Да и с мыслями у меня, если честно, было не очень. Остались только желания. Причем, самые что ни на есть простые: поесть, поспать и чтобы оставили в покое. К сожалению, все три относились к разряду неосуществимых. В принципе. Ах, да, забыл, ещё меня жутко донимал холод.
Впрочем, обо всем по порядку. Ведь для начала, как порядочному человеку, мне следовало представиться. Да, как порядочному человеку… Звучит, конечно, двусмысленно. Особенно теперь. Почему, спросите вы? Потому что у меня нет ответа на этот вопрос. Я не знаю, кто я. Я не представляю, где я. И уже порядком сомневаюсь, человек ли. И только в одном я уверен: я это не я.

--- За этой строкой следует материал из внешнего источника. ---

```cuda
template <int HT, bool OM, bool GS>
__global__ void __cluster_dims__(2, 1, 1) __maxnreg__(88)
tc_rows_pair_kernel(EnvParams p,
                    const uint8_t *__restrict__ wimg, const uint8_t *__restrict__ X, uint8_t *__restrict__ J, int NG, int G_rt,
                    int rounds, const TailW tw, long long *__restrict__ dbg, const float *__restrict__ omP, int A)
{
#define QPROBE(slot, i) do { if (dbg && blockIdx.x < 2 && probe_round) dbg[(blockIdx.x * 4 + (slot)) * 32 + (i)] = clock64(); } while (0)
    extern __shared__ __align__(128) uint8_t smem[];
    const EnvDims ed = p.d;
    const int H = HT ? HT : ed.H;
    const int G = HT ? ROWS / HT : G_rt;
    const int tid = threadIdx.x, warp = tid >> 5, lane = tid & 31;
    const bool is_issuer_warp = warp == 16, is_producer_warp = warp > 16;
    const int q = warp & 3, ctx = (warp >> 2) & 1, hf = (warp >> 3) & 1;
    const uint32_t rank = cluster_ctarank();
    const int cluster_id = blockIdx.x >> 1, nclusters = gridDim.x >> 1;
    const int row = q * 32 + lane;
    const int t256 = hf * 128 + row;
    const int my_gl = row / H, my_h = row - my_gl * H;
    const int rows = G * H;
    uint8_t *R1 = smem + Q_CTX0 + (uint32_t)ctx * Q_CTX_BYTES, *R2 = R1 + Q_R1_BYTES;
    float *S0 = reinterpret_cast<float *>(smem + Q_MISC) + ctx * 256, *S1 = S0 + 128;
    const uint32_t bar0 = smem_u32(smem + Q_MISC + 4096);
    const uint32_t req0 = bar0, req1 = bar0 + 8, done0 = bar0 + 16, done1 = bar0 + 24, reqm0 = bar0 + 32, reqm1 = bar0 + 40;
    const uint32_t xfull0 = bar0 + 48, xfull1 = bar0 + 56;
    const uint32_t xland0 = bar0 + 80, xland1 = bar0 + 88;
    const uint32_t xfree0 = bar0 + 64, xfree1 = bar0 + 72;
    uint32_t *tmem_slot = reinterpret_cast<uint32_t *>(smem + Q_MISC + 4096 + 96);

    copy_image_to_smem(smem, wimg + (size_t)rank * IMG_H_BYTES, IMG_H_BYTES);
    for (uint32_t i = tid * 16; i < 2 * Q_CTX_BYTES; i += kThreadsPair * 16)
        *reinterpret_cast<uint4 *>(smem + Q_CTX0 + i) = make_uint4(0, 0, 0, 0);
    if (tid == 0) {
        mbar_init(req0, 16); mbar_init(req1, 16); mbar_init(done0, 1); mbar_init(done1, 1);
        mbar_init(reqm0, 16); mbar_init(reqm1, 16);
        mbar_init(xfull0, 2); mbar_init(xfull1, 2); mbar_init(xfree0, 1); mbar_init(xfree1, 1);
        mbar_init(xland0, 1); mbar_init(xland1, 1);
        fence_mbar_init();
    }
    if (warp == 0) tmem_alloc_2(smem_u32(tmem_slot), 512);
    fence_async_smem();
    fence_before_sync();
    __syncthreads();
    cluster_sync_all();
    fence_after_sync();
    const uint32_t tmem = *tmem_slot;
    pdl_launch_dependents();
    pdl_wait();

    if (is_issuer_warp) {
        if (rank == 0 && lane == 0) {
            const uint32_t sW1 = smem_u32(smem + H_W1), sW2 = smem_u32(smem + H_W2), sW3A = smem_u32(smem + H_W3A);
            const uint32_t sWB = smem_u32(smem + H_WB), sW4 = smem_u32(smem + H_W4), sWA2 = smem_u32(smem + H_WA2);
            constexpr int NS = GS ? 5 : 4;
            const int total = NS * rounds;
            int stage0 = 0, stage1 = 0;
            uint32_t ph0 = 0, ph1 = 0, phm0 = 0, phm1 = 0, phx0 = 0, phx1 = 0;
            uint32_t idle_polls = 0;
            while (stage0 < total || stage1 < total) {
#pragma unroll
                for (int c = 0; c < 2; ++c) {
                    int &stage = c ? stage1 : stage0;
                    if (stage >= total) continue;
                    const int s = stage % NS;
                    uint32_t &ph = (GS && s == 3) ? (c ? phm1 : phm0) : (c ? ph1 : ph0);
                    if (!mbar_test_wait_cluster((GS && s == 3) ? (c ? reqm1 : reqm0) : (c ? req1 : req0), ph)) continue;
                    if (s == 0) {
                        uint32_t &phx = c ? phx1 : phx0;
                        if (!mbar_test_wait_cluster(c ? xfull1 : xfull0, phx)) continue;
                        phx ^= 1;
                    }
                    ph ^= 1;
                    const bool probe_round = stage / NS == 3;
                    QPROBE(2 + c, 2 * s);
                    fence_after_sync();
                    const uint32_t tm = tmem + (uint32_t)c * PAIR_CTX_COLS;
                    const uint32_t sR1 = smem_u32(smem + Q_CTX0 + (uint32_t)c * Q_CTX_BYTES), sR2 = sR1 + Q_R1_BYTES;
                    const uint32_t done = c ? done1 : done0;
#ifdef CN_ABLATE_MMA
                    if (!GS || s != 2) commit_2(done, 3);
                    if (1) {
                    } else if (s == 0) {
#else
                    if (s == 0) {
#endif
                        mma_layer_2(tm, sR1 + Q_X_OFF, ROWS, sW1, K_X, N_H1, false);
                        commit_2(done, 3);
                    } else if (s == 1) {
                        mma_steps_2_ts(tm + T_D1, tm, sW2, 0, N_H1 / 32, N_M1, false);
                        mma_steps_2_ts(tm + T_D1, tm + T_H1B, sW2, N_H1 / 32, N_H1 / 16, N_M1, true);
                        commit_2(done, 3);
                    } else if (s == 2) {
                        mma_layer_2(tm, sR2, ROWS, sW3A, N_M1, N_S2, false);
                        if constexpr (!GS) commit_2(done, 3);
                    } else if (GS && s == 3) {
                        mma_layer_2(tm, sR1, ROWS, sWB, N_M1, N_M1, true);
                        commit_2(done, 3);
                    } else {
                        mma_steps_2_ts(tm + T_A2, tm, sWA2, 0, N_M1 / 16, N_M1, false);
                        mma_layer_2(tm + T_F, sR1, ROWS, sW4, N_M1, N_F, false);
                        commit_2(done, 3);
                    }
                    QPROBE(2 + c, 2 * s + 1);
                    ++stage;
                    idle_polls = 0;
                }
                if (++idle_polls > (1u << 28)) __trap();
            }
        }
    } else if (is_producer_warp) {
        if (lane == 0) {
            const int c = warp - 17;
            const uint32_t xl = c ? xland1 : xland0, xfree = c ? xfree1 : xfree0;
            const uint32_t xfull_leader = mapa(c ? xfull1 : xfull0, 0);
            const uint32_t dst = smem_u32(smem + Q_CTX0 + (uint32_t)c * Q_CTX_BYTES + Q_X_OFF);
            const int tile_stride = 4 * nclusters;
            int tile = (cluster_id * 2 + (int)rank) * 2 + c;
            uint32_t phf = 0, phl = 0;
            for (int rnd = 0; rnd < rounds; ++rnd, tile += tile_stride) {
                if (rnd > 0) { mbar_wait_guarded(xfree, phf); phf ^= 1; }
                bulk_load(dst, X + (size_t)tile * X_TILE_BYTES, X_TILE_BYTES, xl);
                mbar_wait_guarded(xl, phl); phl ^= 1;
                mbar_arrive_cluster(xfull_leader);
            }
        }
    } else {
        const uint32_t done = ctx ? done1 : done0;
        const uint32_t req_leader = mapa(ctx ? req1 : req0, 0), reqm_leader = mapa(ctx ? reqm1 : reqm0, 0);
        const uint32_t tl = tmem + ((uint32_t)(q * 32) << 16) + (uint32_t)ctx * PAIR_CTX_COLS;
        uint32_t ph = 0;
        const float invH = 1.0f / (float)H;
        const int tile_stride = 4 * nclusters;
        int tile = (cluster_id * 2 + (int)rank) * 2 + ctx;
        constexpr int kMeanIters = HT ? 2 : 4;
        int mean_off[kMeanIters];
#pragma unroll
        for (int i = 0; i < kMeanIters; ++i) {
            const int it = t256 + i * 256;
            const int c = it / G, gl = it - c * G;
            mean_off[i] = (it < G * (N_M1 / 8)) ? (int)chunk_off(ROWS, gl * H, c) : -1;
        }
        constexpr int kSumIters = HT ? 1 : 2;
        auto pow2_floor = [](int x) { int p = 1; while (2 * p <= x && p < 16) p *= 2; return p; };
        const int mean_split = HT ? 1 : pow2_floor(256 / (G * (N_M1 / 8)));
        const int sum_split = HT ? 1 : pow2_floor(256 / (G * 7));
        uint8_t *mean_scratch = R1 + Q_X_OFF + X_TILE_BYTES;
        static_assert(Q_X_OFF + X_TILE_BYTES + 2 * ROWS * 4 <= Q_R1_BYTES, "softmax scratch must fit behind the X slot");
#define PAIR_SIGNAL_TO(bar) do { fence_async_smem(); fence_before_sync(); __syncwarp(); if (lane == 0) mbar_arrive_cluster(bar); } while (0)
#define PAIR_SIGNAL() PAIR_SIGNAL_TO(req_leader)
#define PAIR_WAIT() do { mbar_wait_guarded(done, ph); ph ^= 1; fence_after_sync(); } while (0)
        auto om_prefetch = [&](int tl_idx) {
            const long long g2 = (long long)tl_idx * G + my_gl;
            if (row < rows && g2 < NG) {
                const float *b = omP + ((size_t)(g2 / A) * H + my_h) * N_H1 + hf * 80;
                asm volatile("prefetch.global.L1 [%0];" :: "l"(b));
                asm volatile("prefetch.global.L1 [%0];" :: "l"(b + 32));
                asm volatile("prefetch.global.L1 [%0];" :: "l"(b + 64));
            }
        };
        if constexpr (OM) om_prefetch(tile);
        PAIR_SIGNAL();
        for (int rnd = 0; rnd < rounds; ++rnd, tile += tile_stride) {
            const bool has_next = rnd + 1 < rounds;
            const bool probe_round = (t256 == 0) && rnd == 3;
            const long long g = (long long)tile * G + my_gl;
            const bool row_valid = (row < rows) && (g < NG);
            QPROBE(ctx, 0);
            PAIR_WAIT(); QPROBE(ctx, 1);
            if (warp == 4 * ctx && lane == 0) mbar_arrive(ctx ? xfree1 : xfree0);
            if constexpr (OM) {
                const float *bias = row_valid ? omP + ((size_t)(g / A) * H + my_h) * N_H1 + hf * 80 : nullptr;
                compact_to_tmem_bias(tl, hf * 80, 80, hf * T_H1B, bias);
            } else
#ifndef CN_ABLATE_EPI
            compact_to_tmem<true, true>(tl, hf * 80, 80, hf * T_H1B, 1.0f);
#endif
            PAIR_SIGNAL(); QPROBE(ctx, 2);
            if constexpr (OM) { if (has_next) om_prefetch(tile + tile_stride); }
            PAIR_WAIT(); QPROBE(ctx, 3);
#ifndef CN_ABLATE_EPI
            if (hf == 0) epilogue_to_smem<true>(tl, T_D1, 64, R2, row, 0);
            else epilogue_to_smem<true>(tl, T_D1 + 64, 48, R2, row, 8);
#endif
            PAIR_SIGNAL(); QPROBE(ctx, 4);
            if constexpr (GS) {
                QPROBE(ctx, 12);
                ctx_barrier(ctx);
                QPROBE(ctx, 13);
#ifdef CN_ABLATE_EPI
                if (0) {
#else
                if (!HT && mean_split >= 2) {
#endif
                    const int P = mean_split, nitems = G * (N_M1 / 8);
                    const int it = t256 / P, seg = t256 & (P - 1);
                    const bool on = it < nitems;
                    const int c = on ? it / G : 0, gl = on ? it - c * G : 0;
                    const int n = on ? (H - seg + P - 1) / P : 0;
                    float acc[8] = {0, 0, 0, 0, 0, 0, 0, 0};
                    sum_f16x8_rows(R2 + chunk_off(ROWS, gl * H + seg, c), n, 16u * P, acc);
                    for (int off = 1; off < P; off <<= 1)
#pragma unroll
                        for (int k = 0; k < 8; ++k) acc[k] += __shfl_xor_sync(0xffffffffu, acc[k], off);
                    const uint4 o = make_uint4(h2(acc[0] * invH, acc[1] * invH), h2(acc[2] * invH, acc[3] * invH),
                                               h2(acc[4] * invH, acc[5] * invH), h2(acc[6] * invH, acc[7] * invH));
                    for (int h = seg; h < H && on; h += P)
                        *reinterpret_cast<uint4 *>(R1 + chunk_off(ROWS, gl * H + h, c)) = o;
                } else
#pragma unroll
                for (int i = 0; i < kMeanIters; ++i) {
#ifdef CN_ABLATE_EPI
                    break;
#endif
                    if (mean_off[i] < 0) continue;
                    const uint8_t *src = R2 + mean_off[i];
                    uint4 v[HT ? HT : 1];
                    __half2 acc[4];
                    if (HT) {
#pragma unroll
                        for (int h = 0; h < HT; ++h) v[h] = *reinterpret_cast<const uint4 *>(src + h * 16);
                        const __half2 *h0 = reinterpret_cast<const __half2 *>(&v[0]);
                        acc[0] = h0[0]; acc[1] = h0[1]; acc[2] = h0[2]; acc[3] = h0[3];
#pragma unroll
                        for (int h = 1; h < HT; ++h) {
                            const __half2 *hv = reinterpret_cast<const __half2 *>(&v[h]);
#pragma unroll
                            for (int k = 0; k < 4; ++k) acc[k] = __hadd2(acc[k], hv[k]);
                        }
                    } else {
                        v[0] = *reinterpret_cast<const uint4 *>(src);
                        const __half2 *h0 = reinterpret_cast<const __half2 *>(&v[0]);
                        acc[0] = h0[0]; acc[1] = h0[1]; acc[2] = h0[2]; acc[3] = h0[3];
                        for (int h = 1; h < H; ++h) {
                            const uint4 u = *reinterpret_cast<const uint4 *>(src + h * 16);
                            const __half2 *hv = reinterpret_cast<const __half2 *>(&u);
#pragma unroll
                            for (int k = 0; k < 4; ++k) acc[k] = __hadd2(acc[k], hv[k]);
                        }
                    }
                    uint4 o;
                    {
                        const float2 f0 = __half22float2(acc[0]), f1 = __half22float2(acc[1]);
                        const float2 f2 = __half22float2(acc[2]), f3 = __half22float2(acc[3]);
                        o.x = h2(f0.x * invH, f0.y * invH); o.y = h2(f1.x * invH, f1.y * invH);
                        o.z = h2(f2.x * invH, f2.y * invH); o.w = h2(f3.x * invH, f3.y * invH);
                    }
                    uint8_t *dst = R1 + mean_off[i];
                    if (HT) {
#pragma unroll
                        for (int h = 0; h < HT; ++h) *reinterpret_cast<uint4 *>(dst + h * 16) = o;
                    } else {
                        for (int h = 0; h < H; ++h) *reinterpret_cast<uint4 *>(dst + h * 16) = o;
                    }
                }
                QPROBE(ctx, 14);
                PAIR_SIGNAL_TO(reqm_leader); QPROBE(ctx, 5);
                if (dbg && blockIdx.x < 2 && rnd == 3 && ctx == 0 && lane == 0) dbg[192 + blockIdx.x * 8 + hf * 4 + q] = clock64();
            }
            QPROBE(ctx, 6);
            PAIR_WAIT(); QPROBE(ctx, 7);
#ifndef CN_ABLATE_EPI
            if (hf == 0) compact_to_tmem<true, true>(tl, 0, N_M1, 0, 1.0f);
            else epilogue_to_smem<true>(tl, N_M1, N_M1, R1, row, 0);
#endif
            PAIR_SIGNAL(); QPROBE(ctx, 8);
            PAIR_WAIT(); QPROBE(ctx, 9);
#ifdef CN_ABLATE_EPI
            if (has_next) PAIR_SIGNAL();
            ctx_barrier(ctx);
            QPROBE(ctx, 11);
            continue;
#endif
            {
                float part = 0.0f;
                if (hf == 0) {
                    uint32_t v[32];
                    ld32(tl + T_A2, v);
// ... 208 lines not shown
```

Мои невеселые мысли прервал звук шагов, гулко разносящийся по узкому коридору. Я испуганно вжался в кучу каменных обломков, которых в этом месте было превеликое множество, но сразу же сердито встрепенулся – это не моя реакция!

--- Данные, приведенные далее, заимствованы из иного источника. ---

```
template <int GSET>
__device__ __forceinline__ void pairhmm_multi_body(const MultiArgs& m, uint8_t* smem) {
    uint32_t k = 0;
    while (k + 1 < m.n_bins && blockIdx.x >= m.block_first[k + 1]) ++k;
    KernelArgs a = m.a;
    a.job_first = m.job_first[k]; a.n_static = m.job_count[k]; a.lds_stride = m.lds_stride[k];
    const uint32_t blk = blockIdx.x - m.block_first[k], nblk = m.block_first[k + 1] - m.block_first[k];
    const int code = (int)m.G[k] * 16 + (int)m.RPL[k];
#define MGX_MCASE(g, r) case (g) * 16 + (r): pairhmm_body<float, g, r>(a, smem, blk, nblk); break;
    if constexpr (GSET == 0) {
        switch (code) {
            MGX_MCASE(16, 1) MGX_MCASE(16, 2) MGX_MCASE(16, 3) MGX_MCASE(16, 4) MGX_MCASE(16, 5) MGX_MCASE(16, 6) MGX_MCASE(16, 7) MGX_MCASE(16, 8)
            default: break;
        }
    } else {
        switch (code) {
            MGX_MCASE(8, 1) MGX_MCASE(8, 2) MGX_MCASE(8, 3) MGX_MCASE(8, 4) MGX_MCASE(8, 5) MGX_MCASE(8, 6) MGX_MCASE(8, 7) MGX_MCASE(8, 8)
            MGX_MCASE(4, 1) MGX_MCASE(4, 2) MGX_MCASE(4, 3) MGX_MCASE(4, 4) MGX_MCASE(4, 5) MGX_MCASE(4, 6) MGX_MCASE(4, 7) MGX_MCASE(4, 8)
            default: break;
        }
    }
#undef MGX_MCASE
}

// ... 123 lines not shown
    for (uint32_t h = lane; h < n_haps; h += 64) best = fmax(best, row[h]);
#pragma unroll
    for (int off = 32; off > 0; off >>= 1) best = fmax(best, __shfl_xor(best, off, 64));
    if (!__builtin_isinf(log10_rate) && n_haps > 1) {
        const double cap = best + log10_rate;
        for (uint32_t h = lane; h < n_haps; h += 64) if (row[h] < cap) row[h] = cap;
    }
    if (lane == 0) {
        const double max_err = fmin(2.0, ceil((double)read_len[r] * max_error_per_base));
        keep[r] = !(best < max_err * -4.0);
    }
}

using KernelFn = void (*)(KernelArgs);

template <typename T>
KernelFn pick_kernel(int G, int RPL) {
#define MGX_CASE(g, r) if (G == g && RPL == r) return pairhmm_fwd<T, g, r>;
    MGX_CASE(4, 1) MGX_CASE(4, 2) MGX_CASE(4, 3) MGX_CASE(4, 4) MGX_CASE(4, 5) MGX_CASE(4, 6) MGX_CASE(4, 7) MGX_CASE(4, 8)
    MGX_CASE(8, 1) MGX_CASE(8, 2) MGX_CASE(8, 3) MGX_CASE(8, 4) MGX_CASE(8, 5) MGX_CASE(8, 6) MGX_CASE(8, 7) MGX_CASE(8, 8)
    MGX_CASE(16, 1) MGX_CASE(16, 2) MGX_CASE(16, 3) MGX_CASE(16, 4)
    MGX_CASE(16, 5) MGX_CASE(16, 6) MGX_CASE(16, 7) MGX_CASE(16, 8)
    if constexpr (sizeof(T) == 4) { MGX_CASE(16, 9) MGX_CASE(16, 10) MGX_CASE(16, 11) MGX_CASE(16, 12) }
    if constexpr (sizeof(T) == 8) { MGX_CASE(64, 3) }
    MGX_CASE(64, 4) MGX_CASE(64, 5) MGX_CASE(64, 6) MGX_CASE(64, 7) MGX_CASE(64, 8)
    MGX_CASE(64, 9) MGX_CASE(64, 10) MGX_CASE(64, 11) MGX_CASE(64, 12)
    MGX_CASE(64, 13) MGX_CASE(64, 14) MGX_CASE(64, 15) MGX_CASE(64, 16)
#undef MGX_CASE
    return nullptr;
}

}
```

### fast-genomic-data-processing_amd/native.py

```python
import ctypes as C
import os

_HERE = os.path.dirname(os.path.abspath(__file__))
_LIB = None


class MgxError(RuntimeError):
    pass


def lib_path():
    return os.path.join(_HERE, "libmgx.so")


class PairHMMInput(C.Structure):
    _fields_ = [
        ("n_reads", C.c_uint64), ("read_off", C.c_void_p), ("bases", C.c_void_p),
        ("qual", C.c_void_p), ("ins", C.c_void_p), ("del_", C.c_void_p), ("gcp", C.c_void_p),
        ("n_haps", C.c_uint64), ("hap_off", C.c_void_p), ("hap_bases", C.c_void_p),
        ("n_pairs", C.c_uint64), ("pair_read", C.c_void_p), ("pair_hap", C.c_void_p),
    ]


class PairHMMStats(C.Structure):
    _fields_ = [
        ("n_pairs", C.c_uint64), ("cells", C.c_uint64), ("alg_bytes", C.c_uint64),
        ("n_rerun_f64", C.c_uint64), ("n_launches_f32", C.c_uint32), ("n_launches_f64", C.c_uint32),
        ("n_runs_timed", C.c_uint32), ("ms_f32", C.c_float), ("ms_f64", C.c_float), ("ms_f32_dominant", C.c_float),
        ("dominant_cells", C.c_uint64), ("dominant_alg_bytes", C.c_uint64),
        ("dominant_kernel", C.c_char * 64), ("n_exact", C.c_uint64),
    ]


class QueueConfig(C.Structure):
    _fields_ = [("n_devices", C.c_uint32), ("devices", C.c_void_p), ("lanes_per_device", C.c_uint32),
                ("depth", C.c_uint32), ("batch_pairs", C.c_uint32), ("flags", C.c_uint)]


class QueueStats(C.Structure):
    _fields_ = [("n_pairs", C.c_uint64), ("n_batches", C.c_uint64), ("cells", C.c_uint64),
                ("bytes_h2d", C.c_uint64), ("bytes_d2h", C.c_uint64), ("seconds", C.c_double),
                ("pack_seconds", C.c_double), ("wait_seconds", C.c_double), ("n_lanes", C.c_uint32),
                ("batches_per_device", C.c_uint64 * 16)]


# ... 178 lines not shown
```

### include/mgx_pairhmm.h

```cpp
#ifndef MGX_PAIRHMM_H
#define MGX_PAIRHMM_H

#include <stddef.h>
#include <stdint.h>

#ifdef __cplusplus
extern "C" {
#endif

typedef struct mgx_pairhmm mgx_pairhmm_t;
typedef struct mgx_pairhmm_batch mgx_pairhmm_batch_t;

#define MGX_PAIRHMM_FORCE_DOUBLE 1u
#define MGX_PAIRHMM_TIMING       2u
#define MGX_PAIRHMM_PACKED_FP32  4u
#define MGX_CU_PATTERN(p) (((unsigned)(p) & 0xFFu) << 8)
#define MGX_STREAM_HIGH_PRIORITY (1u << 16)

typedef struct mgx_pairhmm_input {
    uint64_t n_reads;
    const uint64_t* read_off;
    const uint8_t* bases;
    const uint8_t* qual;
    const uint8_t* ins;
// ... 10 lines not shown
typedef struct mgx_pairhmm_stats {
    uint64_t n_pairs;
    uint64_t cells;
    uint64_t alg_bytes;
    uint64_t n_rerun_f64;
    uint32_t n_launches_f32;
    uint32_t n_launches_f64;
    uint32_t n_runs_timed;
    float ms_f32;
    float ms_f64;
    float ms_f32_dominant;
    uint64_t dominant_cells;
    uint64_t dominant_alg_bytes;
    char dominant_kernel[64];
    uint64_t n_exact;
} mgx_pairhmm_stats_t;

const char* mgx_last_error(void);

#define MGX_DEVICE_AUTO (-1)

int mgx_pairhmm_create(int device, unsigned flags, mgx_pairhmm_t** out);
void mgx_pairhmm_destroy(mgx_pairhmm_t* ctx);

int mgx_pairhmm_compute(mgx_pairhmm_t* ctx, const mgx_pairhmm_input_t* in, double* out_log10);

int mgx_pairhmm_compute_regions(mgx_pairhmm_t* ctx, uint32_t n_regions, const mgx_pairhmm_input_t* regions,
                                double* const* out_log10);

int mgx_pairhmm_batch_create(mgx_pairhmm_t* ctx, const mgx_pairhmm_input_t* in,
// ... 61 lines not shown
```

Before: 6346.

## Split N-containing haplotype jobs into a separate five-code fp32 kernel pass

The main fp32 kernels now use a four-code emission table, which shrinks LDS per wave. Groups whose haplotype contains N are skipped and appended to a new per-bin list instead of being sent to the fp64 rerun path. A second dynamic-list fp32 launch with five codes then processes those jobs. The SIX column recurrence is also reordered to update the prior-state arrays in place, and bins in the multi-bin launch are forced onto the main stream. Cost: an extra launch per bin, more counters, and a stats struct ABI change.

```diff
diff --git a/fast-genomic-data-processing_amd/csrc/mgx_pairhmm.hip b/fast-genomic-data-processing_amd/csrc/mgx_pairhmm.hip
--- a/fast-genomic-data-processing_amd/csrc/mgx_pairhmm.hip
+++ b/fast-genomic-data-processing_amd/csrc/mgx_pairhmm.hip
@@ -40,7 +40,7 @@
     uint32_t job_begin = 0, job_count = 0;
     uint32_t max_h = 0;
     uint64_t cells = 0, alg_bytes = 0;
-    uint32_t block = 256, lds_stride = 0, grid_f32 = 0, grid_f64 = 0, grid_f64_all = 0;
+    uint32_t block = 256, lds_stride = 0, grid_f32 = 0, grid_f64 = 0, grid_f64_all = 0, grid_nhap = 0;
     bool strip = false;
 };
 
@@ -81,6 +81,7 @@
     Job* d_jobs = nullptr;
     uint32_t* d_rerun_list = nullptr;
     uint32_t* d_rerun_count = nullptr;
+    uint32_t* d_nhap_list = nullptr;
     double* d_out = nullptr;
     std::vector<Job> host_jobs;
     bool has_model = false;
@@ -137,9 +138,9 @@
     else if (R <= (uint32_t)kMaxRowsStrip) { *G = 64; *RPL = kStripMarkRPL; }
     else { *G = 0; *RPL = 0; }
 }
-inline uint32_t lds_bytes(const Bin& bin, bool f32) {
+inline uint32_t lds_bytes(const Bin& bin, bool f32, int codes = kMaxCodes) {
     const uint32_t waves = bin.block / 64u, groups = bin.block / (uint32_t)(f32 ? bin.G : bin.Gd);
-    const uint32_t etab = f32 ? (uint32_t)((bin.RPL + 1) / 2) * kNumCodes * 512u : 0u;
+    const uint32_t etab = f32 ? (uint32_t)((bin.RPL + 1) / 2) * (uint32_t)codes * 512u : 0u;
     return waves * etab + groups * bin.lds_stride;
 }
 constexpr int kBinG8 = kNarrowMaxRPL, kBinG16 = kBinG8 + kG8MaxRPL, kBinG64 = kBinG16 + kG16MaxRPL;
@@ -159,6 +160,8 @@
     else { b->Gd = b->G; b->RPLd = b->RPL; }
 }
 constexpr uint64_t kMergeBelow = 4096;
+constexpr int kNhapCount = 64, kCounters = 128;
+static_assert(kBins <= 62 && kNhapCount + kBins <= kCounters, "counter slots");
 
 int finalize_bin(Bin& bin, int n_cu) {
     bin.lds_stride = (bin.max_h + 2u * (uint32_t)std::max(bin.G, bin.Gd) + 8u + 15u) & ~15u;
@@ -178,6 +181,7 @@
     bin.grid_f32 = (bin.job_count + gpb - 1) / gpb;
     bin.grid_f64_all = (bin.job_count + gpbd - 1) / gpbd;
     bin.grid_f64 = std::min<uint32_t>(bin.grid_f64_all, (uint32_t)n_cu * 8u);
+    bin.grid_nhap = std::min<uint32_t>(bin.grid_f32, (uint32_t)n_cu * 8u);
     return 0;
 }
 void merge_small_bins(uint64_t (&count)[kBins], int (&remap)[kBins]) {
@@ -345,7 +349,7 @@
     size_t rtab = 0, rreg = 0, rpre = 0, gtab = 0, htab = 0;
     size_t jobs = 0, bases = 0, qual = 0, ins = 0, del = 0, gcp = 0, hap = 0;
     size_t mapq = 0, rlen = 0, roff = 0, rnh = 0;
-    size_t rlist = 0, rcount = 0;
+    size_t rlist = 0, nlist = 0, rcount = 0;
     size_t pin_bytes = 0;
     bool staged = true;
 };
@@ -381,7 +385,8 @@
     L->pin_bytes = off;
     if (L->cross) L->jobs = take(n * sizeof(Job));
     L->rlist = take(2 * n * sizeof(uint32_t));
-    L->rcount = take(64 * sizeof(uint32_t));
+    L->nlist = take(n * sizeof(uint32_t));
+    L->rcount = take(kCounters * sizeof(uint32_t));
     L->staged = always_stage || L->pin_bytes <= kStageLimit;
     if (const int rc = acquire_slab(c, off, L->staged ? L->pin_bytes : 0, &b->slab)) return rc;
     uint8_t* dv = b->slab.dev;
@@ -390,6 +395,7 @@
     b->d_gcp = dv + L->gcp; b->d_hap = dv + L->hap;
     b->d_out = (double*)(dv + b->o_out); b->d_used = dv + b->o_used;
     b->d_rerun_list = (uint32_t*)(dv + L->rlist); b->d_rerun_count = (uint32_t*)(dv + L->rcount);
+    b->d_nhap_list = (uint32_t*)(dv + L->nlist);
     if (L->model) {
         b->d_read_len = (uint64_t*)(dv + L->rlen); b->d_keep = dv + b->o_keep;
         b->d_row_off = (uint32_t*)(dv + L->roff); b->d_row_nh = (uint32_t*)(dv + L->rnh);
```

Можно ли за тридцать дней сломать человека? Наверное, можно и за три часа, но мне выпало именно «дней». Бить здесь любили. Мне доставалось за все: не понравилось, как посмотрел, – получи, не принес, сколько нужно, – огреб сразу вдвойне, чешешься долго – ещё на тебе. Неповиновение каралось мгновенно, так что мысли о мести мне пришлось запрятать в самый дальний свой уголок. Дошло до того, что я стал вздрагивать даже от взгляда.
Череда дней слилась в один, так что иногда я с трудом понимал, как звучит мое прежнее имя. Сломался ли я? Наверное, и да и нет. Да, потому что всю мою «борзость» выбили из меня в первые дни. Нет, потому что неожиданно для себя самого я держался, даже уже не за месть, за себя самого, за свой костяк, за то, чем я был и хотел стать. Да, бабки, квартиры, машины, которыми мы хвалились друг перед другом, – это все важно. Но сейчас понял я также и то, что несмотря на все это, уступал место старшим, готов был вступиться за незнакомую девушку, перевести пресловутую бабушку через дорогу. Как-то раз мой отец назвал все это «оставаться человеком» – слова, которые я запомнил надолго. Вот это меня держало. А также дикое желание при первой же возможности отсюда бежать.